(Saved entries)
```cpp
__global__ __launch_bounds__(DEC_THREADS) void sfd_tables(const DecBlk *__restrict__ blks)
{
    const DecBlk blk = blks[blockIdx.x];
    if (!blk.n_tiles) return;
    const u32 T0 = threadIdx.x + blockIdx.y * DEC_THREADS, TS = DEC_THREADS * gridDim.y;
    const u32 K1 = blk.K1, mask = (1u << K1) - 1;
    for (u32 i = T0; blk.pairlut && i < (2u << K1); i += TS)
        blk.pairlut[i] = (u8)((blk.lenlut[i >> 1] - 1u) | ((blk.lenlut[i & mask] - 1u) << 4));
    const u32 K3 = sym3_window(K1);
    const u32 KW = blk.KW, maskw = (1u << KW) - 1;
    for (u32 i = T0; i <= maskw; i += TS) {
        u32 pos = 0, n = 0, l0 = 0;
        for (; n < 7; ++n) {
            const u32 wv = (i << pos) & maskw;
            const u32 L = blk.lut13[KW >= K1 ? wv >> (KW - K1) : wv << (K1 - KW)] >> 8;
            if (L == 0 || L > KW - pos) break;
            if (n == 0) l0 = L;
            pos += L;
        }
        const u32 j = __builtin_bitreverse32(i) >> (32 - KW);
        ((u8 *)blk.cnt3)[j] = (u8)(pos | (n << 5));
        ((u8 *)blk.cnt3)[(1u << KW) + j] = (u8)l0;
    }
    for (u32 i = T0; i < (1u << K3); i += TS) {
        u32 pos = 0, n = 0, syms = 0;
        for (; n < 3; ++n) {
            const u32 e = blk.lut13[K3 >= K1 ? (((i << pos) & ((1u << K3) - 1u)) >> (K3 - K1)) : (((i << (K1 - K3)) << pos) & mask)];
            const u32 L = e >> 8;
            if (L == 0 || L > K3 - pos) break;
            syms |= (e & 0xFFu) << (8 * n);
            pos += L;
        }
        blk.sym3[__builtin_bitreverse32(i) >> (32 - K3)] = syms | (pos << 24) | (n << 30);
    }
    for (u32 i = T0; i < blk.n_states * 16; i += TS) {
        u32 node = i >> 4, done = 0;
        for (int b = 3; b >= 0; --b) {
            const u32 c = blk.trie[2 * node + ((i >> b) & 1u)];
            if (c & 0x80000000u) { ++done; node = 0; } else node = c;
        }
        blk.fsm4[i] = (node * 64u) | (done << 16);
    }
    for (u32 i = T0; i < blk.n_states * 2; i += TS) {
        const u32 c = blk.trie[i];
        blk.fsm1[i] = (c & 0x80000000u) ? (1u << 16) : (c * 64u);
    }
}

template <bool PAIR, bool LONG, int K1T = 0>
__global__ __launch_bounds__(DEC_THREADS) void sfd_sync16(const DecBlk *__restrict__ blks,
                                                          u64 *__restrict__ chunkfn, u64 *__restrict__ tilefn, u32 tpw)
{
    __shared__ __attribute__((aligned(16))) u8 smem[LDS_DATA + (PAIR ? 2 : 1) * (1 << LEN_MAXK) + 64 + (LONG ? LONG_BYTES : 0)];
    if (dp_skipped_early(blks + blockIdx.y)) return;
    const DecBlk blk = blks[blockIdx.y];
    if (blockIdx.x * tpw >= blk.n_tiles) return;
    u32 *data = (u32 *)smem;
// ... 440 lines not shown
```

shafa-cd_amd/csrc/sfd_host_tables.hpp:

```cpp
#pragma once

namespace {
struct HostTab {
    std::vector<u32> trie;
    std::vector<u16> lut, lut2, lut13;
    std::vector<u8> lenlut;
    std::vector<u16> longtab;
    std::vector<u16> long32;
    std::vector<u8> lenlut32;
    u32 K, K1, lmax;
    bool ok, empty, complete, complete16, complete32;
};

void build_host_tab(const shafa_code_table &t, HostTab &h)
{
    h.trie.assign(2, 0xFFFFFFFFu);
    h.ok = true;
    h.complete = false;
    h.complete16 = false;
    h.complete32 = false;
    h.lmax = 0;
    for (int s = 0; s < 256; ++s) h.lmax = t.len[s] > h.lmax ? t.len[s] : h.lmax;
    h.empty = h.lmax == 0;
    h.K = h.lmax < (u32)LUT_MAXK ? (h.lmax ? h.lmax : 1) : (u32)LUT_MAXK;
    h.lut.assign((size_t)1 << h.K, 0);
    h.K1 = h.lmax < (u32)LEN_MAXK ? (h.lmax ? h.lmax : 1) : (u32)LEN_MAXK;
    h.lenlut.assign(((size_t)1 << h.K1) + 4, 0);
    h.lut13.assign(((size_t)1 << h.K1) + 2, 0);
    auto code_of = [&](int s) {
        u64 code = 0;
        const u32 L = t.len[s] < 32 ? t.len[s] : 32;
        for (u32 q = 0; q < L; ++q) code = (code << 1) | ((t.bits[s][q >> 3] >> (7 - (q & 7))) & 1u);
        return (u32)code;
    };
    for (int s = 0; s < 256 && h.ok; ++s) {
        const u32 L = t.len[s];
        if (!L) continue;
        u32 node = 0;
        for (u32 q = 0; q < L; ++q) {
            const u32 bit = (t.bits[s][q >> 3] >> (7 - (q & 7))) & 1u;
            u32 &slot = h.trie[2 * node + bit];
            if (q == L - 1) {
                if (slot != 0xFFFFFFFFu) { h.ok = false; break; }
                slot = 0x80000000u | (u32)s;
            } else {
                if (slot == 0xFFFFFFFFu) {
                    slot = (u32)(h.trie.size() / 2);
                    h.trie.push_back(0xFFFFFFFFu);
                    h.trie.push_back(0xFFFFFFFFu);
                } else if (slot & 0x80000000u) { h.ok = false; break; }
                node = h.trie[2 * node + bit];
            }
        }
        if (h.ok && L <= h.K) {
            const u32 code = code_of(s);
            const u32 lo = code << (h.K - L), cnt = 1u << (h.K - L);
            for (u32 i = 0; i < cnt; ++i) h.lut[lo + i] = (u16)(s | (L << 8));
        }
        if (h.ok && L <= h.K1) {
            const u32 code = code_of(s);
            const u32 lo = code << (h.K1 - L), cnt = 1u << (h.K1 - L);
            memset(h.lenlut.data() + lo, (int)L, cnt);
            if (!h.lut13.empty())
                for (u32 i = 0; i < cnt; ++i) h.lut13[lo + i] = (u16)(s | (L << 8));
        }
    }
    if (!h.ok) return;
    h.complete = h.lmax <= (u32)LEN_MAXK;
    for (size_t i = 0; h.complete && i < ((size_t)1 << h.K1); ++i) h.complete = h.lenlut[i] != 0;
    if (h.lmax <= 16) {
        u64 kraft = 0;
        for (int s = 0; s < 256; ++s) if (t.len[s]) kraft += 1ull << (16 - t.len[s]);
        h.complete16 = kraft == 65536;
    }
    if (h.lmax > (u32)SYM3_MAXK && h.lmax <= 32) {
        u64 kraft = 0;
        for (int s = 0; s < 256; ++s) if (t.len[s]) kraft += 1ull << (32 - t.len[s]);
        h.complete32 = kraft == (1ull << 32);
    }
    if (h.complete32) {
        h.long32.assign(LONG32_BYTES / 2, 0);
        struct Item { u32 key, node; };
        std::vector<Item> roots;
        std::vector<Item> frontier{{0u, 0u}};
        for (int depth = 0; depth < SYM3_MAXK; ++depth) {
            std::vector<Item> next;
            for (const Item &it : frontier)
                for (u32 b = 0; b < 2; ++b) {
                    const u32 c = h.trie[2 * it.node + b];
                    if (c != 0xFFFFFFFFu && !(c & 0x80000000u)) next.push_back({(it.key << 1) | b, c});
                }
            frontier.swap(next);
        }
        roots = frontier;
        std::sort(roots.begin(), roots.end(), [](const Item &a, const Item &b) { return a.key < b.key; });
        std::vector<u32> order;
        std::vector<int> newid(h.trie.size() / 2, -1);
        if (roots.size() > (size_t)LONG_PFX) h.complete32 = false;
        for (size_t g = 0; g < roots.size() && h.complete32; ++g) {
            std::vector<u32> q{roots[g].node};
            for (size_t qi = 0; qi < q.size(); ++qi) {
                const u32 nd = q[qi];
// ... 90 lines not shown
```

Before: 882.8.

## Add single-symbol LUT walk variant to the write stage for short-code tables

Adds a write-stage kernel variant that decodes one symbol per LDS lookup using a compact 2-byte bit-reversed table, instead of the 4-byte multi-symbol (up to three symbols) table. A host heuristic picks it when the code is complete, has no escapes, and few table windows would pack multiple symbols. The new walk builds output bytes with perm/alignbyte, writes whole interior words with plain stores, and uses atomics only at the edges. This shrinks the LDS table and cuts atomic traffic, but does one lookup per symbol and takes on more complex tail handling.

```diff
diff --git a/shafa-cd_amd/csrc/sf_decode.hip b/shafa-cd_amd/csrc/sf_decode.hip
--- a/shafa-cd_amd/csrc/sf_decode.hip
+++ b/shafa-cd_amd/csrc/sf_decode.hip
@@ -781,7 +781,92 @@
 constexpr u32 WS_NST = 4, WS_DROP = 0x7FFFFFF0u;
 constexpr int WS_RSRC_FLAGS = 0x00020000, WS_AUX_NT = 2;
 
-template <int LONG, bool ESC>
+__device__ __forceinline__ void ws_walk1(const u32 tab_off, const u32 mask2, const u32 xa, u32 q2, const u32 q2end, u32 want,
+                                         const bool by_pos)
+{
+    auto window2 = [&]() -> u32 {
+        const lds_u32 *pa = (const lds_u32 *)(size_t)((q2 >> 3) & ~3u);
+        return __builtin_amdgcn_alignbit(pa[1], pa[0], q2);
+    };
+    auto look = [&](const u32 w) -> u32 { return *(const lds_u16 *)(size_t)(tab_off + (w & mask2)); };
+    auto image_or = [](const u32 at, const u32 v) {
+        __hip_atomic_fetch_or((lds_u32 *)(size_t)at, v, __ATOMIC_RELAXED, __HIP_MEMORY_SCOPE_WORKGROUP);
+    };
+    if (by_pos) {
+        constexpr u32 N = 3, F = 4, WPG = F * N / 4;
+        const u32 s = (0u - xa) & 3u;
+        u32 ptr = ((xa + 3u) & ~3u) - 4u;
+        u32 L = 0, Lp = 0, Ep = 0;
+        auto group = [&](auto first_group) -> bool {
+            constexpr bool FIRST = decltype(first_group)::value;
+            u32 x0 = 0, x1 = 0, ub = 0;
+#pragma unroll
+            for (u32 f = 0; f < F; ++f) {
+                if (!((int)q2 < (int)q2end)) {
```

■ **Action item**: Please give the number of lines in the data where "HostTab" appears, without any other words.

■ **Task response**: 2